Trois ptits chats trois ptits chats
Trois ptits chats chats chats
Chapeau de paille chapeau de paille
Chapeau de paille paille paille
Paillasson Paillasson
Paillasson son son
Somnambule Somnambule
Somnambule bulle bulle
Bulletin Bulletin
Bulletin tin tin
Tintamarre Tintamarre
Tintamarre mare mare
Marabout Marabout
Marabout bout bout
Bout de ficelle Bout de ficelle
Bout de ficelle selle selle
Selle de cheval Selle de cheval
Selle de cheval cheval cheval
Cheval de course Cheval de course
Cheval de course course course
Course à pied Course à pied
Course à pied pied pied
Pied à terre Pied à terre
Pied à terre terre terre
Terre de feu Terre de feu
Terre de feu feu feu
Feufolait Feufolait
Feufolait lait lait
Lait de vache Lait de vache
Lait de vache vache vache
Vache de ferme Vache de ferme
Vache de ferme ferme ferme
Ferme ta gueule Ferme ta gueule
Ferme ta gueule gueule gueule
Gueule de loup Gueule de loup
Gueule de loup loup loup
Loup des bois Loup des bois
Loup des bois bois bois
Boite aux lettres Boite aux lettres
Boite aux lettre lettre lettre
lettre de Troie lettre de Troie
lettre de Troie troie troie
Trois ptits chats ….

*I know all the Americans are now assuming I must have gone to school during World War I, but seriously, this was not that long ago. Mid-Eighties.



  1. Heh heh. My son is in CE2 this year. 🙂

    Thanks for printing out all the words to Trois Petits Chats. I always loved hearing the kids chant it; usually they did it in the car to pass the time.

  2. My 6 year old (CP, Grade 1) recites poetry every night. She’s terribly proud of herself if she remembers it all.

    I haven’t yet come across that nonsense thing from my kids yet. I hope I never do. Egad!

  3. Alison –
    The words vary depending on location and generation, but that’s how it was when I was a kid. As I recall, they all begin the same way, but they diverge at various points (I think older people never said “Ferme ta gueule”, for example).

  4. JChevais –
    Don’t worry, it’s not so bad. Kind of cute, even, although it does get stuck in your head something fierce. And once you start, you can’t stop until you reach the end.

  5. I think we memorized the same poems in my French class in high school that you did at age 8. And no, I can’t remember any of them either.

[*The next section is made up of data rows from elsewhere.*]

# rrahn/libspm

Measured on AMD Instinct MI355X. Metric: Gbases/s scanned, Myers k<=3 |P|=100, higher is better.
Workload: dtype u32

## Files before the change

include/spm_hip.h:

```cpp
#ifndef SPM_HIP_H
#define SPM_HIP_H

#include <stddef.h>
#include <stdint.h>

#ifdef __cplusplus
extern "C" {
#endif

typedef struct spm_ctx spm_ctx;
typedef struct spm_text spm_text;
typedef struct spm_patterns spm_patterns;
typedef struct spm_hits spm_hits;
typedef struct spm_jst spm_jst;
typedef struct spm_jst_hits spm_jst_hits;

enum spm_status {
    SPM_OK = 0,
    SPM_E_INVALID = -1,
    SPM_E_HIP = -2,
    SPM_E_NOMEM = -3,
    SPM_E_UNSUPPORTED = -4,
    SPM_E_OVERFLOW = -5,
    SPM_E_PEER = -6
// ... 77 lines not shown
uint32_t spm_hip_patterns_count(const spm_patterns *p);
int spm_hip_patterns_needle(const spm_patterns *p, uint32_t pattern, uint8_t *out, uint32_t cap, uint32_t *len);

typedef struct spm_build_stats {
    float ms_total;
    float ms_tables;
    float ms_index;
    float ms_upload;
    uint32_t threads;
    uint32_t passes;
    uint32_t dense;
    uint32_t anchor_sixteenths;
    uint64_t keys;
    uint32_t stride, key_len;
    uint64_t bytes_device;
} spm_build_stats;
int spm_hip_patterns_build_stats(const spm_patterns *p, spm_build_stats *out);

size_t spm_hip_patterns_state_stride(const spm_patterns *p);
int spm_hip_patterns_state_init(const spm_patterns *p, void *state);

int spm_hip_scan(spm_ctx *ctx, const spm_text *text, uint64_t begin, uint64_t end, const spm_patterns *patterns,
                 const spm_scan_opts *opts, const void *state_in, void *state_out, spm_hits **out);

int spm_hip_scan_segments(spm_ctx *ctx, const spm_text *text, const uint64_t *seg_offsets, uint64_t n_segments,
                          const spm_patterns *patterns, const spm_scan_opts *opts, spm_hits **out);

int spm_hip_hits_view(spm_hits *hits, const spm_hit **records, uint64_t *n);
int spm_hip_hits_device(spm_hits *hits, const void **device_records, uint64_t *n);
int spm_hip_hits_copy_device(spm_hits *hits, void *device_dst, uint64_t cap, uint64_t *n);
// ... 668 lines not shown
```

libspm_amd/capi.py:

```python
from __future__ import annotations

import ctypes as C
import os
import subprocess

_PKG = os.path.dirname(os.path.abspath(__file__))
SO_PATH = os.path.join(_PKG, "libspm_hip.so")
CSRC = os.path.join(_PKG, "csrc")

ALGO_SHIFTOR, ALGO_MYERS, ALGO_MYERS_PREFIX, ALGO_HORSPOOL = 0, 1, 2, 3
ENGINE_AUTO, ENGINE_BRUTE, ENGINE_FILTER = 0, 1, 2
SCAN_IGNORE_PACKED = 1
SCAN_DEFER = 2
SCAN_ALIGNABLE = 4
MAX_NEEDLE = 2048


class SpmError(RuntimeError):
    pass


class Hit(C.Structure):
    _fields_ = [("pos", C.c_uint64), ("pattern", C.c_uint32), ("score", C.c_int32)]

# ... 28 lines not shown

class BuildStats(C.Structure):
    _fields_ = [
        ("ms_total", C.c_float),
        ("ms_tables", C.c_float),
        ("ms_index", C.c_float),
        ("ms_upload", C.c_float),
        ("threads", C.c_uint32),
        ("passes", C.c_uint32),
        ("dense", C.c_uint32),
        ("anchor_sixteenths", C.c_uint32),
        ("keys", C.c_uint64),
        ("stride", C.c_uint32),
        ("key_len", C.c_uint32),
        ("bytes_device", C.c_uint64),
    ]


class JstAllele(C.Structure):
    _fields_ = [("pos", C.c_uint64), ("ref_len", C.c_uint32), ("alt_len", C.c_uint32), ("alt_off", C.c_uint64)]


class JstHit(C.Structure):
    _fields_ = [("pos", C.c_uint64), ("haplotype", C.c_uint32), ("pattern", C.c_uint32), ("score", C.c_int32),
                ("reserved", C.c_uint32)]


class JstStats(C.Structure):
    _fields_ = [
        ("haplotype_symbols", C.c_uint64),
# ... 593 lines not shown
```

libspm_amd/csrc/filter_dense.hip:

```cpp
#include "filter_launch.hpp"
#include "filter_dense.hpp"

filter_kernel select_dense_kernel(const filter_index &F, bool km)
{
    if (F.dense) {
        switch (F.n_pat) {
        case 0:
        case 1: return seed_filter_dense_kernel<4, 1>;
        case 2: return seed_filter_dense_kernel<4, 2>;
        case 3: return seed_filter_dense_kernel<4, 3>;
        default: return nullptr;
        }
    }
    if (F.hash_variant == 4) {
        if (F.stride == 1)
            return km ? seed_filter_dense_kernel<4, 1, 1, true> : seed_filter_dense_kernel<4, 1, 1, false>;
        if (F.stride == 2)
            return km ? seed_filter_dense_kernel<4, 1, 2, true> : seed_filter_dense_kernel<4, 1, 2, false>;
    }
    return nullptr;
}
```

But “maitre corbeau” brings back memories of cramming for exams wondering when exactly in my life I was going to need to talk about a crow with a cheese, in French no less.

  6. Sonja –
    Fair enough. But I can’t remember the last time I used calculus, either.

  7. ohmigod i love your blog ! I’m a French girl who lived in Asia but went to french school. And the way you describe France is so fresh and lively ! Even we French do not remember much of our poetry… My version of 3 ptits chats ended with “lettre d’amour .. mourre-a-trois” (what does that even mean??)

  8. Jordane –
    Thanks for stopping by! Your blog is very cute too.